With the Nationals on top in the NL East, there has been a lot of focus on the history of baseball futility in Washington:
By the dawn of what would be known, for other reasons, as the American Century, the Senators were so bad that they had become a popular vaudeville gag: “The folks in the theater, the man in the street and the children in school knew that Washington was first in peace, first in war, and last in the American League,” Povich wrote. A Renaissance began when Walter Johnson came to town—several pennants were captured, in addition to the ’24 Series. The political exploitation of D.C. baseball by incumbent Presidents also flourished. William Howard Taft, Woodrow Wilson, Warren Harding, Calvin Coolidge, Herbert Hoover, Franklin Roosevelt, Harry Truman, and Dwight Eisenhower all successively mugged for photographers and tossed out first pitches to the Senators on Opening Day, even if, after 1933, the home team usually stank. In 1960, an era of betrayal, open racism, and disillusionment arrived. Clark Griffith, the son of a successful Nats owner and manager, Calvin Griffith, became concerned that his Washington audience was “getting to be all colored,” as he put it, so he moved the Senators to Minnesota to create the Twins. “You only have fifteen thousand blacks here,” he explained later to Minnesota businessmen. Griffith said he appreciated his new fan base of “good hardworking white people.” (bold mine) President Eisenhower strong-armed baseball into creating an expansion team, also named the Senators, to compensate for Griffith’s departure. Those Senators floundered, and were bought by a debt-burdened failed Minnesota politician named Bob Short. Short schemed to move his team to a more lucrative market and sell them at profit. He eyed Dallas, Texas. On Short’s last night in town, in 1971, drunken fans carrying signs calling for the owner’s demise tore up stadium seats and the field. “This isn’t exactly a pleasure,” the team’s slugger, Frank Howard, remarked after the last game. “Nobody’s going to buy a horseshit product, and that’s what we’ve been.”
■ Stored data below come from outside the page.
def prepare_weights(sd: dict, variant: int, out_nc: int) -> dict:
    sd = {k: v.detach().cpu() for k, v in sd.items()}
    P = {}

    tc_slots = {"DH_W_L1_0_C1", "DH_W_L1_0_C2", "DH_W_L1_1_C1", "DH_W_L1_1_C2", "DH_W_L2_0_C2", "DH_W_L2_1_C1",
                "DH_W_L2_1_C2", "DH_W_L3_0_C1", "DH_W_L3_0_C2", "DH_W_L3_0_DS", "DH_W_L3_1_C1", "DH_W_L3_1_C2",
                "DH_W_CL20A", "DH_W_CL20B", "DH_W_L2_0_C1", "DH_W_L2_0_DS"}

    def put_conv(slot, conv, bn):
        w, b = _fold_conv_bn(sd, conv, bn)
        P[slot + "_W"] = _khwc(w)
        P[slot + "_B"] = b
        if slot in tc_slots:
            P[slot + "_WT"] = kmajor_split(_khwc(w).T)

    put_conv("DH_W_STEM", "resnet.conv1", "resnet.bn1")
    P["DH_W_STEM_WTC"] = stem_tc_image(P["DH_W_STEM_W"])
    for li in (1, 2, 3):
        for bi in (0, 1):
            p = f"resnet.layer{li}.{bi}"
            put_conv(f"DH_W_L{li}_{bi}_C1", p + ".conv1", p + ".bn1")
            put_conv(f"DH_W_L{li}_{bi}_C2", p + ".conv2", p + ".bn2")
            if (p + ".downsample.0.weight") in sd:
                put_conv(f"DH_W_L{li}_{bi}_DS", p + ".downsample.0", p + ".downsample.1")
    for k, cin, heads, depth in LEVELS:
        s = f"DH_W_LV{k}_"
        P[s + "SQ"] = sd[f"conv_squeeze_{k}.0.weight"].double()[:, :, 0, 0].T
        P[s + "TOK"] = sd[f"conv_token_{k}.weight"].double()[:, :, 0, 0].T
        P[s + "SQ_WT"] = kmajor_split(P[s + "SQ"].T)
        P[s + "DECODE"] = _khwc(sd[f"conv_decode_{k}.weight"].double())
        P[s + "DECODE_WT"] = kmajor_split(P[s + "DECODE"].T)
        t = f"transformer_{k}.layers.0"
        if variant == DH_VARIANT_LEVIR:
            pos = sd[f"pos_embedding_{k}"].double().reshape(-1) if f"pos_embedding_{k}" in sd \
                else torch.zeros(256, dtype=torch.float64)
        else:
            pos = sd["pos_embedding_3"].double().reshape(-1) if (k == 5 and "pos_embedding_3" in sd) \
                else torch.zeros(256, dtype=torch.float64)
        wqkv = sd[t + ".0.fn.fn.to_qkv.weight"].double()
        inner = heads * 64
        wq, wk, wv = (_heads(wqkv[i * inner:(i + 1) * inner], heads) for i in range(3))
        wo = sd[t + ".0.fn.fn.to_out.0.weight"].double().reshape(32, heads, 64).permute(1, 0, 2)
        mqk = SCALE * torch.einsum("hdc,hde->hce", wq, wk)
        mvoT = torch.einsum("hcd,hde->hec", wo, wv)
        P[s + "ENC"] = torch.cat([
            pos, sd[t + ".0.fn.norm.weight"].double(), sd[t + ".0.fn.norm.bias"].double(),
            mqk.reshape(-1), mvoT.reshape(-1), sd[t + ".0.fn.fn.to_out.0.bias"].double(),
            sd[t + ".1.fn.norm.weight"].double(), sd[t + ".1.fn.norm.bias"].double(),
            sd[t + ".1.fn.fn.net.0.weight"].double().T.reshape(-1), sd[t + ".1.fn.fn.net.0.bias"].double(),
            sd[t + ".1.fn.fn.net.3.weight"].double().T.reshape(-1), sd[t + ".1.fn.fn.net.3.bias"].double()])
        layers = []
        for l in range(depth):
            d = f"transformer_decoder_{k}.layers.{l}"
            wq = _heads(sd[d + ".0.fn.fn.to_q.weight"].double(), heads)
            wk = _heads(sd[d + ".0.fn.fn.to_k.weight"].double(), heads)
            wv = _heads(sd[d + ".0.fn.fn.to_v.weight"].double(), heads)
            wo = sd[d + ".0.fn.fn.to_out.0.weight"].double().reshape(32, heads, 64).permute(1, 0, 2)
            mqkT = SCALE * torch.einsum("hdc,hde->hec", wq, wk)
            movT = torch.einsum("hcd,hde->hec", wo, wv)
            g2, b2n = sd[d + ".1.fn.norm.weight"].double(), sd[d + ".1.fn.norm.bias"].double()
            w1, b1 = sd[d + ".1.fn.fn.net.0.weight"].double(), sd[d + ".1.fn.fn.net.0.bias"].double()
            w2, b2 = sd[d + ".1.fn.fn.net.3.weight"].double(), sd[d + ".1.fn.fn.net.3.bias"].double()
            layers += [sd[d + ".0.fn.norm.weight"].double(), sd[d + ".0.fn.norm.bias"].double(),
                       mqkT.reshape(-1), movT.reshape(-1), sd[d + ".0.fn.fn.to_out.0.bias"].double(),
                       (w1 * g2[None, :]).T.reshape(-1), b1 + w1 @ b2n, w2.T.reshape(-1), b2]
        P[s + "DEC"] = torch.cat(layers)
        tc_layers, cum = [], torch.zeros(32, dtype=torch.float64)
        for l in range(depth):
            d = f"transformer_decoder_{k}.layers.{l}"
            g2, b2n = sd[d + ".1.fn.norm.weight"].double(), sd[d + ".1.fn.norm.bias"].double()
            w1, b1 = sd[d + ".1.fn.fn.net.0.weight"].double(), sd[d + ".1.fn.fn.net.0.bias"].double()
            w2, b2 = sd[d + ".1.fn.fn.net.3.weight"].double(), sd[d + ".1.fn.fn.net.3.bias"].double()
            cba = cum + sd[d + ".0.fn.fn.to_out.0.bias"].double()
            cum = cba + b2
            w1h, w1l = tf32_split(w1 * g2[None, :])
            w2h, w2l = tf32_split(w2)
            tc_layers += [swizzle128(w1h), swizzle128(w2h), b1 + w1 @ b2n, cba, cum.clone(), swizzle128(w1l), swizzle128(w2l)]
        P[s + "DECTC"] = torch.cat(tc_layers)
        if variant == DH_VARIANT_LEVIR:
            pe = sd.get(f"pos_embedding_decoder_{k}")
        else:
            pe = sd.get("pos_embedding_decoder_3") if k == 5 else None
        P[s + "POS"] = None if pe is None else pe.double()[0].permute(1, 2, 0).reshape(-1, 32)
    for name, key in (("DH_W_CL4", "conv_layer4.0"), ("DH_W_CL3", "conv_layer3.0"), ("DH_W_CL2", "conv_layer2.0")):
        put_conv(name, key, None)
        pw, pb = upsample_phase_filter(sd[key + ".weight"].double(), sd[key + ".bias"].double())
        P[name + "_PSWT"], P[name + "_PSB"] = kmajor_split(pw), pb
    put_conv("DH_W_CL20A", "conv_layer2_0.0", "conv_layer2_0.1")
    put_conv("DH_W_CL20B", "conv_layer2_0.3", None)
    wc = sd["classifier.weight"].double()
    assert wc.shape[0] == out_nc
    P["DH_W_CLS_W"] = wc.permute(2, 3, 0, 1).reshape(9, out_nc, 32)
    P["DH_W_CLS_B"] = sd["classifier.bias"].double()
    return {k: (None if v is None else v.to(torch.float32).contiguous()) for k, v in P.items()}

That is a great quote from Frank Howard, and a couple terrible ones from Clark Griffith. I didn't realize he moved the team to the Twin Cities because there weren't as many black people there.  That is shameful.

Not only are the Nationals doing well, but the Orioles are 18-9 out of the gate, and only 0.5 game behind Tampa Bay in the AL East.  So far it's been the best year the 21st century for baseball at the south end of the Acela corridor.  We'll see if it can last.